Im Jahr 2007 starb eine 28-jährige Frau an Hyponatriämie, nachdem sie Berichten zufolge innerhalb von drei Stunden fast zwei Liter Wasser getrunken hatte, während sie am „Hold Your Wee for a Wii“-Wettbewerb eines Radiosenders teilnahm, bei dem die Teilnehmer aufgefordert wurden, Wasser zu trinken und dann so lange wie möglich ohne Urinieren auszukommen. Im Jahr 2014 starb ein 17-jähriger High-School-Football-Spieler in Georgia an dieser Krankheit, nachdem er Berichten zufolge zwei Liter Wasser und zwei Liter Gatorade getrunken hatte.

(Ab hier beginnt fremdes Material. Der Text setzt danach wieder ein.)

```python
_LIB = None
_vp = C.c_void_p
_SIGS = {
    "yy_rules_valid_mask": [_vp, _vp, C.c_int, C.c_int, C.c_int, C.c_uint32, _vp, _vp],
    "yy_rules_step": [_vp, _vp, _vp, C.c_int, C.c_int, C.c_int, C.c_uint32, _vp, _vp],
    "yy_rules_game_ended": [_vp, _vp, C.c_int, C.c_int, C.c_int, C.c_uint32, _vp, _vp, _vp],
    "yy_encode_planes": [_vp, C.c_int, C.c_int, C.c_int, _vp, _vp],
    "yy_rules_mask_terminal_bb": [_vp, _vp, C.c_int, C.c_int, C.c_int, C.c_uint32, _vp, _vp, _vp, _vp],
    "yy_pack_boards": [_vp, C.c_int, C.c_int, C.c_int, _vp, _vp, _vp],
    "yy_unpack_boards": [_vp, _vp, C.c_int, C.c_int, C.c_int, _vp, _vp],
    "yy_mcts_create": [C.POINTER(MctsConfig), C.POINTER(_vp)],
    "yy_mcts_destroy": [_vp],
    "yy_mcts_memory_bytes": [_vp, C.POINTER(C.c_uint64)],
    "yy_mcts_set_num_sims": [_vp, C.c_int32],
    "yy_mcts_begin": [_vp, _vp, _vp, _vp, _vp, _vp],
    "yy_mcts_expand_root": [_vp, _vp, _vp, C.c_double, _vp],
    "yy_mcts_select": [_vp, _vp, _vp, _vp],
    "yy_mcts_expand_backup": [_vp, _vp, _vp, _vp],
    "yy_mcts_step": [_vp, _vp, _vp, _vp, _vp, _vp],
    "yy_mcts_root_counts": [_vp, _vp, _vp, _vp, _vp],
    "yy_mcts_root_policy": [_vp, C.c_int, _vp, _vp],
    "yy_mcts_root_stats": [_vp, _vp, _vp, _vp],
    "yy_mcts_get_boards": [_vp, _vp, _vp],
    "yy_mcts_status": [_vp, C.POINTER(C.c_int32), C.POINTER(C.c_uint64)],
    "yy_mcts_reset_counters": [_vp, _vp],
    "yy_mcts_cache_clear": [_vp, _vp],
    "yy_book_insert": [_vp, C.c_int, C.c_int, C.c_int, _vp, _vp, C.c_int64, _vp, _vp],
    "yy_mcts_set_book": [_vp, _vp, _vp, _vp, _vp, C.c_int64, C.c_int],
    "yy_nn_bias_act_bf16": [_vp, _vp, _vp, C.c_int64, C.c_int, C.c_int, _vp],
    "yy_nn_tower_bf16": [_vp, _vp, _vp, _vp, C.c_int, C.c_int, C.c_int, C.c_int, C.c_int, _vp],
    "yy_nn_tower_heads_bf16": [_vp, _vp, _vp, _vp, C.c_int, C.c_int, C.c_int, C.c_int, C.c_int, _vp],
    "yy_nn_head_finish_bf16": [_vp, C.c_int, C.c_int, C.c_int, _vp, _vp, _vp, _vp, _vp],
    "yy_nn_tower_f32": [_vp, _vp, _vp, _vp, C.c_int, C.c_int, C.c_int, C.c_int, C.c_int, _vp],
    "yy_nn_head_finish_f32": [_vp, _vp, C.c_int, C.c_int, C.c_int, _vp, _vp, _vp, _vp, _vp, _vp, _vp],
    "yy_compact_rows": [_vp, C.c_int, _vp, _vp, _vp],
    "yy_nn_tower_f16x3_regs": [_vp, _vp, _vp, _vp, _vp, _vp, _vp, _vp, C.c_int, C.c_int, C.c_int, C.c_int, C.c_int, C.c_int, C.c_int,
                               C.c_int, _vp],
    "yy_nn_tower_g_forms": [C.c_int, C.POINTER(C.c_int)],
    "yy_nn_tower_g_relu_check": [C.c_uint32, C.c_uint32, _vp, _vp],
    "yy_nn_tower_g": [_vp, _vp, _vp, _vp, _vp, _vp, _vp, _vp, _vp, C.c_int, C.c_int, C.c_int, C.c_int, C.c_int, C.c_int, C.c_int,
                      C.c_int, C.c_int, C.c_int, C.c_int, C.c_int, C.c_int, _vp],
    "yy_nn_fc_heads_f16x3": [_vp, _vp, _vp, _vp, C.c_int, _vp, _vp, _vp, C.c_int, C.c_int, C.c_int, C.c_int, C.c_int, C.c_int, _vp],
    "yy_selfplay_root_noise": [C.c_uint64, _vp, _vp, _vp, _vp, C.c_int, C.c_int, C.c_double, _vp, _vp],
    "yy_selfplay_sample_actions": [C.c_uint64, _vp, _vp, _vp, _vp, _vp, C.c_int, C.c_int, C.c_int, _vp, _vp],
    "yy_version": [],
}


def exported_symbols():
    return sorted(list(_SIGS) + ["yy_last_error"])


def lib():
    global _LIB
    if _LIB is None:
        if not os.path.exists(SO):
            raise YYError(-100, f"{SO} is missing: run __graft_entry__.build() (hipcc --offload-arch=gfx950); "
                                "there is no CPU fallback for the product path")
        L = C.CDLL(SO)
        for name, args in _SIGS.items():
            fn = getattr(L, name)
            fn.argtypes = args
            fn.restype = C.c_int
        L.yy_last_error.restype = C.c_char_p
        L.yy_last_error.argtypes = []
        _LIB = L
    return _LIB


def check(status):
    if status != YY_OK:
        raise YYError(status, lib().yy_last_error().decode())
    return status
```

yinyang-game-alphazero_amd/csrc/yy_common.h:

```cpp
#pragma once
#include <hip/hip_runtime.h>
#include <stdio.h>

#include "../../include/yy_engine.h"

extern "C" int yy_tower_set_err(int code, const char *msg);

static inline int yy_hip_fail(const char *what, hipError_t e) {
    char msg[512];
    snprintf(msg, sizeof msg, "%s: %s", what, hipGetErrorString(e));
    return yy_tower_set_err(YY_E_HIP, msg);
}
#define HIP_TRY(x)                                        \
    do {                                                  \
        hipError_t e_ = (x);                              \
        if (e_ != hipSuccess) return yy_hip_fail(#x, e_); \
    } while (0)

__device__ __forceinline__ float relu_keep_nan(float v) { return __builtin_isnan(v) ? v : fmaxf(v, 0.0f); }

template <int N> __device__ __forceinline__ void wait_vmcnt() { asm volatile("s_waitcnt vmcnt(%0)" ::"n"(N) : "memory"); }
```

Dieser Zustand ist unter Sportlern so weit verbreitet, dass die Rettungskräfte, wenn jemand während eines Rennens zusammenbricht, eine Hyponatriämie in Betracht ziehen müssen, so Dr. Topf. Allerdings ist eine schwere Hyponatriämie bei den meisten gesunden Menschen selten.
Woher weiß ich, ob ich genug Flüssigkeit zu mir nehme?
Ihr Körper wird es Ihnen sagen. Die Vorstellung, dass eine ausreichende Flüssigkeitszufuhr komplexe Berechnungen und sofortige Anpassungen erfordert, um schlimme gesundheitliche Folgen zu vermeiden, ist nach Ansicht der Experten schlichtweg Quatsch. Und eines der besten Dinge, die Sie tun können, ist, nicht zu viel darüber nachzudenken.
Stattdessen, so Dr. Topf, ist der beste Ratschlag für eine ausreichende Flüssigkeitszufuhr auch der einfachste: Trinken Sie, wenn Sie durstig sind. Es ist wirklich so einfach.